In both these cases, dd serves no purpose. It’s purely a superstitious charm trying to ensure safe passage of the data. It’s like cat /dev/sda | pv | cat > /dev/sdb except not as efficient.

The fact of the matter is, dd is not a disk writing tool. Neither “d” is for “disk”, “drive” or “device”. It does not support “low level” reading or writing. It has no special dominion over any kind of device whatsoever.

dd just reads and writes file.

On UNIX, the adage goes, everything is a file. This includes raw disks. Since raw disks are files, and dd can be used to copy files, dd be used to copy raw disks.

But do you know what else can read and write files? Everything:

# Write myfile.iso to a USB drive
cp myfile.iso /dev/sdb

# Rip a cdrom to a .iso file
cat /dev/cdrom > myfile.iso

# Create a gzipped image
gzip -9 < /dev/sdb > /tmp/myimage.gz

dd can even end up doing a worse job. By specification, its default 512 block size has had to remain unchanged for decades. Today, this tiny size makes it CPU bound by default. A script that doesn’t specify a block size is very inefficient, and any script that picks the current optimal value may slowly become obsolete — or start obsolete if it’s copied from

Meanwhile, cat is free to choose its buffer size that best serves a modern system, and the GNU cat buffer size has grown steadily over the years from 512 bytes in 1991 to 131072 bytes in 2014. ./src/ioblksize.h in the coreutils source code has benchmarks backing up this decision.

However, this does not mean that dd should necessarily be categorically shunned! The reason why people started using it in the first place is that it does exactly what it’s told: no more and no less.

If an alias specifies -a, cp might try to create a new block device rather than a copy of the file data. If using gzip without redirection, it may try to be helpful and skip the file for not being regular. Neither of them will write out a reassuring status during or after a copy.

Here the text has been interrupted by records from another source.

template <int KPC, int H0C, int H1C, bool HASNUM, bool UNF = false>
struct RowsLds {
    static constexpr int KP = KPC * 16, H0 = H0C * 16, H1 = H1C * 16;
    static constexpr int SS = KP + H0 + 4;
    static constexpr int RB = UNF ? 64 : (((KP + H0) * 4 + 63) & ~63);
    static constexpr int SN = 12;
    static constexpr int S1 = H0 + 4;
    static constexpr int off_wn = 0;
    static constexpr int off_bn = off_wn + (HASNUM ? KP * SN : 0);
    static constexpr int off_m = off_bn + (HASNUM ? KP : 0);
    static constexpr int off_c0 = off_m + (HASNUM ? H0 * SN : 0);
    static constexpr int off_w1 = off_c0 + H0;
    static constexpr int off_b1 = off_w1 + H1 * S1;
    static constexpr int off_hfm = off_b1 + H1;
    static constexpr int off_hd = off_hfm + KP;
    static constexpr int off_fn = off_hd + H1;
    static constexpr int off_cp = off_fn + 8;
    static constexpr int off_af = (off_cp + (UNF ? KP : 0) + 3) & ~3;
    static constexpr int total = off_af + (UNF ? (KPC + H0C) * 2 * 256 : 0);
    static constexpr int total_pad = (total + 255) & ~255;
    static constexpr int stage_floats = 256;
    static_assert((SS / 4) % 2 == 1, "small-row stride must be an odd number of 16-byte slots");
};

static __global__ __launch_bounds__(256) void k_rows_build(const float* __restrict__ table, int row_floats, long long rows,
                                                    const float* __restrict__ Wp, int ldp, const float* __restrict__ bp, int KP,
                                                    const float* __restrict__ W0t, int ld0, int col0, int H0, int nsrc,
                                                    const float* __restrict__ qbias,
                                                    const float* __restrict__ w1, const float* __restrict__ hfm, int n_hfm, float h0w,
                                                    float* __restrict__ out, int out_stride, float* __restrict__ scal_out,
                                                    int scal_in_row) {
    __shared__ float sP[4][64];
    const int wv = threadIdx.x >> 6, n = threadIdx.x & 63;
    for (long long v = (long long)blockIdx.x * 4 + wv; v < rows; v += (long long)gridDim.x * 4) {
        const float* x = table + v * row_floats;
        float p = 0.f;
        if (KP > 0) {
            if (n < KP) {
                const float* w = Wp + (size_t)n * ldp;
                p = bp ? bp[n] : 0.f;
                for (int c = 0; c < row_floats; c += 16)
                    for (int s = 0; s < 4; ++s)
                        for (int q = 0; q < 4; ++q) {
                            const int k = c + 4 * q + s;
                            if (k < row_floats) p = fmaf(w[k], x[k], p);
                        }
            }
        } else if (n < nsrc) {
            p = x[n];
        }
        sP[wv][n] = p;
        float sqw = (KP > 0 && n < n_hfm && n < KP) ? hfm[n] * p * p : 0.f;
        for (int d = 32; d >= 1; d >>= 1) sqw += __shfl_xor(sqw, d);
        float* o = out ? out + v * out_stride : nullptr;
        if (o && n < KP) o[n] = p;
        for (int m = n; o && m < H0; m += 64) {
            const float* w = W0t + (size_t)m * ld0 + col0;
            float acc = qbias ? qbias[m] : 0.f;
            for (int k = 0; k < nsrc; ++k) acc = fmaf(w[k], sP[wv][k], acc);
            o[KP + m] = acc;
        }
        const float s = w1 ? h0w * w1[v] - sqw : 0.f;
        if (n == 0) {
            if (scal_out) scal_out[v] = s;
            if (o && scal_in_row) o[KP + H0] = s;
        }
    }
}

static __global__ __launch_bounds__(256) void k_rows_unf_split(const float* __restrict__ table, int row_floats, long long rows, float scale,
                                                        _Float16* __restrict__ out, int W = 16) {
    for (long long i = (long long)blockIdx.x * 256 + threadIdx.x; i < rows * W; i += (long long)gridDim.x * 256) {
        const long long v = i / W;
        const int k = (int)(i - v * W);
        const float x = k < row_floats ? table[v * row_floats + k] * scale : 0.f;
        const _Float16 hi = (_Float16)x;
        out[v * 2 * W + k] = hi;
        out[v * 2 * W + W + k] = (_Float16)(x - (float)hi);
    }
}
template <int G_BIG, int KPC, int H0C>
struct RowsSetUnf {
    f16x8 ehi, elo;
    int so[RC_MAX_SMALL];
    float xa, xb;
    float sc;
};

template <int G_BIG, int KPC, int H0C>
struct RowsSet {
    f32x4 xp[G_BIG > 0 ? G_BIG : 1][KPC > 0 ? KPC : 1];
    f32x4 xq[G_BIG > 0 ? G_BIG : 1][H0C];
    int so[RC_MAX_SMALL];
    float xa, xb;
    float sc;
};

__device__ __forceinline__ float dot4_fma(f32x4 a, f32x4 b, float acc) {
    acc = fmaf(a.x, b.x, acc);
    acc = fmaf(a.y, b.y, acc);
    acc = fmaf(a.z, b.z, acc);
    return fmaf(a.w, b.w, acc);
}
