#ifndef GI_SEG_BURST
#define GI_SEG_BURST 16
#endif
#ifndef GI_SEG_TAKE
#define GI_SEG_TAKE 2
#endif
#ifndef GI_SEG_TAKE_TRI
#define GI_SEG_TAKE_TRI 1
#endif
template <bool STATS, bool LDS, bool W4, bool SH, bool TRI, bool CN, bool FLAT>
__global__ __launch_bounds__(256, (LDS && W4) ? GI_WF_MIN_WAVES_LDS : GI_WF_MIN_WAVES) void k_seg(
    DevScene sc, CamDev cam, V3 light, TileMap m, int spp, int depth, uint64_t seed, double* rgb, uint8_t* rgb8,
    unsigned long long* stats, WFArgs a, int xflags) {
    extern __shared__ int4 lds_dyn[];
    const WFView v = wf_stage<LDS>(sc, lds_dyn);
    const bool no_shadow = (xflags & XF_NO_SHADOW) != 0;
    const int lane = threadIdx.x & 63;
    const unsigned long long total = (unsigned long long)*a.n_list * (unsigned long long)a.ns;
    constexpr long long kTake = (LDS && TRI) ? GI_SEG_TAKE_TRI : GI_SEG_TAKE;
    const unsigned long long n_waves = (unsigned long long)gridDim.x * (blockDim.x >> 6);
    const unsigned long long run = 64ull * (unsigned long long)max(1ll, min(kTake, (long long)(total / (64ull * 8ull * n_waves))));
    uint32_t nnode = 0, nprim = 0, nrays = 0, nres = 0, npx = 0;
    unsigned long long cur = 0, cur_end = 0;
    bool exhausted = false;
    bool live = false;
    unsigned li = 0, smp = 0;
    long long idx = -1;
    uint64_t key = 0;
    V3 o = cam.pos, d = v3(1, 0, 0), L = v3(0, 0, 0), T = v3(1, 1, 1);
    int splane = 254;
    const double skip_cos = x_skip_cos(sc, cam.pos);
    const float far_r = ray_far_r(sc, cam.pos);
    WFSegStats ws;
    const uint64_t t_begin = STATS ? clock64() : 0;
    for (;;) {
        if (STATS && lane == 0) ++ws.iters;
        const uint64_t t_ref = STATS ? clock64() : 0;
        for (int burst = 0; burst < GI_SEG_BURST; ++burst) {
            const unsigned long long m_need = __ballot(!live);
            if (m_need == 0 || (exhausted && cur >= cur_end)) break;
            const unsigned rank = (unsigned)__popcll(m_need & ((1ull << lane) - 1));
            const unsigned n_need = (unsigned)__popcll(m_need);
            unsigned long long u = ~0ull;
            const unsigned long long avail = cur_end - cur;
            if (n_need > avail && !exhausted) {
                unsigned long long nb = 0;
                if (lane == 0) nb = atomicAdd(reinterpret_cast<unsigned long long*>(a.take), run);
                nb = __shfl(nb, 0);
                if (nb >= total) {
                    exhausted = true;
                    if (!live && rank < avail) u = cur + rank;
                    cur = cur_end;
                } else {
                    const unsigned long long ne = min(total, nb + run);
                    if (!live) {
                        if (rank < avail) u = cur + rank;
                        else if (nb + (rank - avail) < ne) u = nb + (rank - avail);
                    }
                    cur = min(ne, nb + (n_need - avail));
                    cur_end = ne;
                    if (ne == total) exhausted = true;
                }
            } else {
                if (!live && rank < avail) u = cur + rank;
                cur += min((unsigned long long)n_need, avail);
            }
            unsigned li_u = 0, smp_u = 0;
            if (u != ~0ull) {
                if (u < (1ull << 32)) {
                    li_u = (unsigned)u / a.ns;
                    smp_u = a.s0 + ((unsigned)u - li_u * a.ns);
                } else {
                    li_u = (unsigned)(u / (unsigned long long)a.ns);
                    smp_u = a.s0 + (unsigned)(u - (unsigned long long)li_u * (unsigned long long)a.ns);
                }
            }
            if (!live && u != ~0ull) {
                li = li_u;
                smp = smp_u;
                const unsigned ps = a.list[li];
                const V3 d0 = wf_primary(cam, m, ps, spp, seed, li, smp, idx, key);
                if (smp == 0) ++npx;
                if (wf_primary_misses(sc, cam, d0)) {
                    ++nrays;
                    ++nres;
                    wf_store(a.part, rgb, rgb8, spp, idx, smp, v3(0, 0, 0));
                } else {
                    live = true;
                    o = cam.pos;
                    d = normalize(d0);
                    splane = 254;
                    L = v3(0, 0, 0);
                    T = v3(1, 1, 1);
                    v.pl[0] = 0.0; v.pl[256] = 0.0; v.pl[512] = 0.0;
                    v.pl[768] = 1.0; v.pl[1024] = 1.0; v.pl[1280] = 1.0;
                    slot_put_u64(v.pl, 6, key);
                    slot_put_u64(v.pl, 7, (uint64_t)(uint32_t)idx | ((uint64_t)smp << 32));
                    slot_put_u64(v.pl, 8, 0ull);
                }
            }
        }
        if (STATS) ws.cyc_ref += clock64() - t_ref;
        if (__ballot(live) == 0) {
            if (exhausted && cur >= cur_end) break;
            continue;
        }
        if (STATS) {
            const unsigned long long ml = __ballot(live);
            if (lane == 0) { ++ws.segs; ws.live += __popcll(ml); }
        }
        const bool cont = x_segment<STATS, LDS, SH, TRI, CN, FLAT>(
            sc, v, light, depth, no_shadow, live,
            [&] { return PathId{slot_get_u64(v.pl, 6), (unsigned)(slot_get_u64(v.pl, 7) >> 32), (int)slot_get_u64(v.pl, 8)}; },
            o, d, L, T, nnode, nprim, nrays, ws, skip_cos, &splane, far_r);
        if (live) {
            if (cont) {
                slot_put_u64(v.pl, 8, slot_get_u64(v.pl, 8) + 1);
            } else {
                const uint64_t is = slot_get_u64(v.pl, 7);
                wf_store(a.part, rgb, rgb8, spp, (long long)(uint32_t)is, (unsigned)(is >> 32), L);
                live = false;
            }
        }
    }
    if (STATS && lane == 0) {
        atomicAdd(stats + GI_STAT_X_ITERS, (unsigned long long)ws.iters);
        atomicAdd(stats + GI_STAT_X_HANDLE, (unsigned long long)ws.segs);
        atomicAdd(stats + GI_STAT_X_HLANES, (unsigned long long)ws.live);
        atomicAdd(stats + GI_STAT_X_IT_LEAF, (unsigned long long)ws.it_c);
        atomicAdd(stats + GI_STAT_X_LN_LEAF, (unsigned long long)ws.ln_c);
        atomicAdd(stats + GI_STAT_X_IT_NODE, (unsigned long long)ws.it_s);
        atomicAdd(stats + GI_STAT_X_LN_NODE, (unsigned long long)ws.ln_s);
        atomicAdd(stats + GI_STAT_X_CYC_TRAV, (unsigned long long)(ws.cyc_c + ws.cyc_s));
        atomicAdd(stats + GI_STAT_X_IT_RS, (unsigned long long)ws.cyc_c);
        atomicAdd(stats + GI_STAT_X_CYC_HIT, (unsigned long long)ws.cyc_sh);
        atomicAdd(stats + GI_STAT_X_CYC_NEXT, (unsigned long long)ws.cyc_ref);
        atomicAdd(stats + GI_STAT_X_CYC_ALL, (unsigned long long)(clock64() - t_begin));
    }
    if (STATS) {
        wave_add_stats(stats, nrays, nnode, nprim, npx);
        uint64_t r = nres;
        for (int off = 32; off > 0; off >>= 1) r += __shfl_xor(r, off);
        if (lane == 0 && r) atomicAdd(stats + GI_STAT_X_RESOLVED, (unsigned long long)r);
    }
}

dd, meanwhile, has one job*: copy data from one place to another. It doesn’t care about files, safeguards or user convenience. It will not try to second guess your intent, based on trailing slashes or types of files.

However, when this is no longer a convenience, like when combining it with other tools that already read and write files, one should not feel guilty for leaving dd out entirely.

This is not to say I think dd is overrated! Au contraire! It’s one of my favorite Unix tools!

dd is the swiss army knife of the open, read, write and seek syscalls. It’s unique in its ability to issue seeks and reads of specific lengths, which enables a whole world of shell scripts that have no business being shell scripts. Want to simulate a lseek+execve? Use dd! Want to open a file with O_SYNC? Use dd! Want to read groups of three byte pixels from a PPM file? Use dd!

It’s a flexible, unique and useful tool, and I love it. My only issue is that, far too often, this great tool is being relegated to and inappropriately hailed for its most generic and least interesting capability: simply copying a file from start to finish.


* dd actually has two jobs: Convert and Copy. A post on comp.unix.misc (incorrectly) claimed that the intended name “cc” was taken by the C compiler, so the letters were shifted in the same way we ended up with a Window system called X. A more likely explanation is given in that thread as pointed out by PaweĊ‚ and Bruce in the comments: the name, syntax and purpose is almost identical to the JCL “Dataset Definition” command found in 1960s IBM mainframes.